TouchSteer: Grounding Natural Language in Tactile Perception via Steering Vectors
IEEE Transactions on Robot Learning (TRL) (submission), Under review, 2025
abstract
Tactile sensing provides robots with direct information about physical properties through contact, yet most existing methods describe tactile data using predefined attribute labels with limited semantic flexibility. Aligning tactile signals with human language enables richer, concept-level representations.
In this work, we propose a transformer-based tactile–language framework that structures the shared embedding space as a manipulable concept space using steering vectors. These vectors encode tactile properties as semantic directions, providing explicit semantic control under limited supervision. The framework supports two complementary tasks out of the same latent space: given a free-form natural language query describing desired tactile properties, the robot retrieves the most relevant material from its tactile experience; and after contacting a surface physically, the robot generates a natural language description of its tactile properties.

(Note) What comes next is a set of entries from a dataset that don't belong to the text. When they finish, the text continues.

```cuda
struct BackwardRooms {
    int64_t dy8, rest;
    int64_t x8;
    int64_t total() const { return dy8 + rest; }
};
bool shares_dy8(const ConvShape& s);
BackwardRooms backward_rooms(const ConvShape& s, bool shared);
int64_t backward_workspace(const ConvShape& s);
struct Backward {
    const unsigned char* dy8;
    unsigned char* rest;
    int64_t rest_bytes;
    unsigned char* x8;
    ActGate gate;
};
int backward_dgrad(const ConvShape& s, const void* dy, const float* d, const void* w, void* dx, void* workspace, int64_t workspace_bytes,
                   cudaStream_t st, Backward& b, const ActGate* gate = nullptr);
int backward_wgrad(const ConvShape& s, const Backward& b, const void* x, const void* dy, const float* d, void* dw, const float* x_scale,
                   const unsigned char* x8_pre, cudaStream_t st);

bool modconv_in_envelope(const ConvShape& s);
int modconv_rowdot(void* u, const void* v, const float* scale, float* r, int dtype, int64_t rows, int64_t len, cudaStream_t s);

}
```

### long-video-gan_b200/csrc/conv_igemm.cu

```cuda

#include <algorithm>
#include <cuda.h>
#include <stdlib.h>
#include <type_traits>

#include "common.cuh"
#include "wgmma.cuh"
#include "conv_engine.cuh"

namespace lvg {
bool pw_supported(int dtype, int groups, int cin, int cout, int kt, int kh, int kw, int pad_t, int pad_h, int pad_w, int stride, int64_t P);
int pw_conv(const float* x, const float* w, float* y, int n, int cin, int cout, int64_t P, int64_t w_sco, int64_t w_sci, cudaStream_t s);
bool pw_tc_supported(int dtype, int groups, int cin, int cout, int kt, int kh, int kw, int pad_t, int pad_h, int pad_w, int stride, int64_t P);
int pw_tc_conv(const void* x, const void* w, void* y, int dtype, int n, int ck, int cm, int64_t P, int64_t w_sm, int64_t w_sk, void* workspace,
               int64_t workspace_bytes, cudaStream_t s, const void* res = nullptr, float rscale = 1.f);
int64_t pw_tc_workspace(int dtype, int ck, int cm);
}

namespace lvg {
namespace {

using namespace tc;

constexpr int kBM = 128;
// ... 827 lines not shown
    int nt;
    int nblk_a, nblk_b;
    int lo_a, lo_b;
    int nseg, seg_w[4], seg_x0[4], ps[4];
    int rh;
    int khc;
    int ablk;
    int nsplit;
    int a_bytes, b_bytes, stage_bytes, stages;
    int64_t split_stride;
    int mrows;
    int tail_bytes;
};

struct WgradMaps { CUtensorMap a[4]; CUtensorMap b; };

template <bool BF16, int TAPS, int NT>
__global__ void __launch_bounds__(kIgemmThreads, 1) conv_wgrad_v2_kernel(const __grid_constant__ WgradMaps maps, const WgradV2Params p)
{
    extern __shared__ __align__(128) unsigned char smem_raw[];
    __shared__ uint64_t full_bar[kMaxStages], empty_bar[kMaxStages];
    unsigned char* smem = reinterpret_cast<unsigned char*>((reinterpret_cast<uintptr_t>(smem_raw) + 127) & ~(uintptr_t)127);

    const int warp = threadIdx.x / 32, lane = threadIdx.x % 32;
    const int wg = __shfl_sync(0xffffffffu, (int)threadIdx.x / 128, 0);
    int bx = blockIdx.x;
    const int sp = bx % p.nsplit; bx /= p.nsplit;
    int ky0 = 0;
    if (p.khc == 1) { ky0 = bx % p.kh; bx /= p.kh; }
    const int kt = bx % p.kt;
    const int nti = bx / p.kt;
    const int mti = blockIdx.y, g = blockIdx.z;
    const int nop = p.split ? 2 : 1;
    const int consumers = p.mrows / 64;

    const int rblocks = (p.ho + p.rh - 1) / p.rh;
    const int per_plane = p.nseg * rblocks;
    const int total = p.n * p.to * per_plane;
    const int s0 = (int)((int64_t)total * sp / p.nsplit), s1 = (int)((int64_t)total * (sp + 1) / p.nsplit);

    if (threadIdx.x == 0) {
        for (int s = 0; s < p.stages; s++) { mbar_init(&full_bar[s], 1); mbar_init(&empty_bar[s], (uint32_t)consumers); }
        fence_barrier_init();
    }
    for (int i = threadIdx.x; i < (p.stages * p.stage_bytes + p.tail_bytes) / 16; i += kIgemmThreads) reinterpret_cast<uint4*>(smem)[i] = make_uint4(0u, 0u, 0u, 0u);
    fence_proxy_async();
    __syncthreads();

    if (wg == 0) {
        if (warp == 0 && elect_one()) {
            for (int s = s0; s < s1; s++) {
                const int it = s - s0, slot = it % p.stages;
                if (it >= p.stages) mbar_wait(&empty_bar[slot], (uint32_t)((it / p.stages - 1) & 1));
                int r = s;
                const int rb = r % rblocks; r /= rblocks;
                const int seg = r % p.nseg; r /= p.nseg;
                const int t = r % p.to;
                const int n = r / p.to;
                const int inst = n * p.groups + g;
                unsigned char* st = smem + (size_t)slot * p.stage_bytes;
                mbar_expect_tx(&full_bar[slot], (uint32_t)(nop * (p.a_bytes + p.b_bytes)));
                const int oy0 = rb * p.rh;
                for (int o = 0; o < nop; o++) {
                    tma_load_4d(st + (size_t)o * p.a_bytes, &maps.a[seg], 0, oy0, t, inst * p.nblk_a + o * p.lo_a + mti * 16, &full_bar[slot]);
                    tma_load_4d(st + (size_t)nop * p.a_bytes + (size_t)o * p.b_bytes, &maps.b, 2 * (p.seg_x0[seg] - p.pad_w), oy0 + ky0 - p.pad_h,
                                t + kt - p.pad_t, inst * p.nblk_b + o * p.lo_b + nti * (NT / 8), &full_bar[slot]);
                }
            }
        }
    } else if (wg >= 1 && wg - 1 < consumers) {
        const int cw = wg - 1;
        const int tid = threadIdx.x % 128, wq = tid / 32;
        float acc[TAPS][NT / 2];
#pragma unroll
        for (int tap = 0; tap < TAPS; tap++)
#pragma unroll
            for (int i = 0; i < NT / 2; i++) acc[tap][i] = 0.f;
        int prev = -1;
        for (int s = s0; s < s1; s++) {
            const int it = s - s0, slot = it % p.stages;
            const int seg = (s / rblocks) % p.nseg;
            const int rb = s % rblocks;
            const int rows = min(p.rh, p.ho - rb * p.rh);
            const int ksteps = (rows * p.ps[seg] + 15) / 16;
            const uint32_t blk_a = (uint32_t)(p.rh * p.ps[seg] * 16);
            const uint32_t blk_b = (uint32_t)((p.rh + p.khc - 1) * p.ps[seg] * 16);
            const uint32_t ky16 = (uint32_t)p.ps[seg];
            mbar_wait(&full_bar[slot], (uint32_t)((it / p.stages) & 1));
            wgmma_fence();
            const uint32_t a0 = smem_u32(smem + (size_t)slot * p.stage_bytes) + (uint32_t)cw * 8u * blk_a;
            const uint32_t b0 = smem_u32(smem + (size_t)slot * p.stage_bytes) + (uint32_t)(nop * p.a_bytes);
            const uint32_t a_hi = desc_hi(blk_a), b_hi = desc_hi(blk_b);
            for (int term = 0; term < (p.split ? 3 : 1); term++) {
                const uint32_t a_lo0 = desc_lo(a0 + (term == 1 ? (uint32_t)p.a_bytes : 0u), 128);
                const uint32_t b_lo0 = desc_lo(b0 + (term == 2 ? (uint32_t)p.b_bytes : 0u), 128);
                for (int k = 0; k < ksteps; k++) {
#pragma unroll
                    for (int tap = 0; tap < TAPS; tap++) {
                        const int kyi = tap / p.kw, kx = tap - kyi * p.kw;
                        wgmma_m64nNk16<BF16, NT, 1, 1>(acc[tap], a_lo0 + 16u * k, a_hi, b_lo0 + 16u * k + (uint32_t)kyi * ky16 + (uint32_t)kx, b_hi);
                    }
                }
            }
            wgmma_commit();
            wgmma_wait<1>();
            mbar_arrive_if(&empty_bar[prev >= 0 ? prev : 0], prev >= 0 && tid == 0);
            prev = slot;
        }
        wgmma_wait<0>();

        const int taps = p.kt * p.kh * p.kw;
        const int ci0 = nti * NT;
#pragma unroll
        for (int tap = 0; tap < TAPS; tap++) {
            const int kyi = tap / p.kw, kx = tap - kyi * p.kw;
            const int tapg = (kt * p.kh + ky0 + kyi) * p.kw + kx;
#pragma unroll
            for (int i = 0; i < NT / 2; i++) {
                const int co = mti * kBM + cw * 64 + wq * 16 + lane / 4 + 8 * ((i / 2) % 2);
                const int cil = (i / 4) * 8 + 2 * (lane % 4) + i % 2;
                if (co >= p.cout || ci0 + cil >= p.cin) continue;
                const int64_t off = (((int64_t)g * p.cout + co) * p.cin + ci0 + cil) * taps + tapg;
                const float v = acc[tap][i];
                if (p.nsplit > 1) reinterpret_cast<float*>(p.dw)[(int64_t)sp * p.split_stride + off] = v;
                else if (p.out_f32) reinterpret_cast<float*>(p.dw)[off] = v;
                else reinterpret_cast<__half*>(p.dw)[off] = __float2half_rn(v);
            }
        }
    }
}

template <class TOut>
__global__ void __launch_bounds__(256) conv_wgrad_reduce_kernel(const float* __restrict__ part, TOut* __restrict__ out, int64_t n, int nsplit, int64_t stride)
{
    for (int64_t i = (int64_t)blockIdx.x * blockDim.x + threadIdx.x; i < n; i += (int64_t)gridDim.x * blockDim.x) {
        float s = 0.f;
        for (int k = 0; k < nsplit; k++) s += part[(int64_t)k * stride + i];
        if constexpr (sizeof(TOut) == 2) out[i] = __float2half_rn(s);
        else out[i] = s;
    }
}

inline int wgrad_cpad_a(int cout) { return (cout < kBM && env_flag("LVG_WGRAD_COMPACT", 1)) ? round_up(cout, 16) : round_up(cout, kBM); }

}

WgradPlan wgrad_plan(const ConvShape& s, bool fold)
{
    const int cin = s.cin, cout = s.cout, kh = s.kh, kw = s.kw;
    const int to = s.to(), ho = s.ho(), wo = s.wo();
    WgradPlan q;
    q.split = s.split();
    q.cpad_a = wgrad_cpad_a(cout);
    q.ablk = q.cpad_a < kBM ? q.cpad_a / 8 : 16;
    q.mrows = (q.cpad_a <= 64 && env_flag("LVG_WGRAD_M64", 1)) ? 64 : kBM;
    q.cpad_b = round_up(cin, 16);
    q.khc = (fold && kh > 1 && kh * kw * 32 <= 256 && cin <= env_flag("LVG_WGRAD_FOLD_CIN", 32) && env_flag("LVG_WGRAD_FOLD", 1)) ? kh : 1;
    int nt_cap = (256 / (q.khc * kw)) / 32 * 32;
    if (q.split && nt_cap > 128) nt_cap = 128;
    q.nseg = (wo + 128 - kw) / (129 - kw);
    if (q.nseg < 1) q.nseg = 1;
    const int w0 = (wo + q.nseg - 1) / q.nseg;
    for (int j = 0; j < 4; j++) { q.seg_x0[j] = j * w0; q.seg_w[j] = j < q.nseg ? (wo - j * w0 < w0 ? wo - j * w0 : w0) : 0; }
    q.ps = round_up(w0 + kw - 1, 8);
    const int nop = q.split ? 2 : 1;
    auto stage_of = [&](int rows, int nt) { return nop * (q.ablk * rows + (nt / 8) * (rows + q.khc - 1)) * q.ps * 16; };
    {
        if (q.ps % 16 != 0 && 2 * stage_of(2, 64 < nt_cap ? 64 : nt_cap) > 200 * 1024) q.ps = round_up(q.ps, 16);
    }
    {
        const int min_rows = q.ps % 16 != 0 ? 2 : 1;
        while (nt_cap > 32 && 2 * stage_of(min_rows, nt_cap) > 200 * 1024) nt_cap -= 32;
    }
    q.ntiles = (q.cpad_b + nt_cap - 1) / nt_cap;
    q.nt = round_up((q.cpad_b + q.ntiles - 1) / q.ntiles, 32);
    q.cpad_b = q.nt * q.ntiles;
    q.mt = (q.cpad_a + kBM - 1) / kBM;
    const int64_t inst = s.inst();
    q.a_bytes = inst * nop * (q.cpad_a / 8) * (int64_t)to * ho * wo * 16;
    q.b_bytes = inst * nop * (q.cpad_b / 8) * s.thw() * 16;
    q.dw_elems = (int64_t)s.groups * cout * cin * s.taps();
    q.rh = 1;
    while (q.rh < ho && q.rh < 255 - q.khc && stage_of(q.rh + 1, q.nt) <= 80 * 1024) q.rh++;
    if (q.ps % 16 != 0) q.rh = q.rh >= 2 ? q.rh / 2 * 2 : 2;
    for (;;) {
// ... 207 lines not shown
    LVG_REQUIRE(x && dy && dw, "convnd_wgrad: x, dy, dw must not be NULL");
    const ConvShape sh = {dtype, n, groups, cin, cout, t, h, wd, kt, kh, kw, pad_t, pad_h, pad_w, stride};
    if (!sh.wgrad_ok()) {
        set_error("convnd_wgrad: outside the tensor-core kernel's envelope");
        return LVG_UNSUPPORTED;
    }
    return run_wgrad(sh, x, dy, dw, WgradInputs{}, workspace, workspace_bytes, (cudaStream_t)stream);
}
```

Experimental results show that the framework effectively retrieves tactile representations from free-form natural language and generates meaningful tactile descriptions grounded in tactile perception, supporting more effective human–robot interaction.
Motivation
Most tactile-learning pipelines describe contact data with a short list of fixed attribute labels (“smooth”, “rough”, “sticky”). This is convenient for classification but loses the richness of how people actually talk about touch. We want a shared space where free-form language and tactile signals live together, and where the semantic axes are manipulable rather than implicit.
Framework
A transformer-based tactile–language model built around steering vectors that encode tactile properties as explicit semantic directions. The shared latent space supports two complementary tasks out of the same backbone:
- Language → tactile retrieval. Given a natural-language description of a desired tactile property, retrieve the most relevant material from tactile experience.
- Tactile → language description. After physically contacting a surface, generate a natural-language description of what it felt like.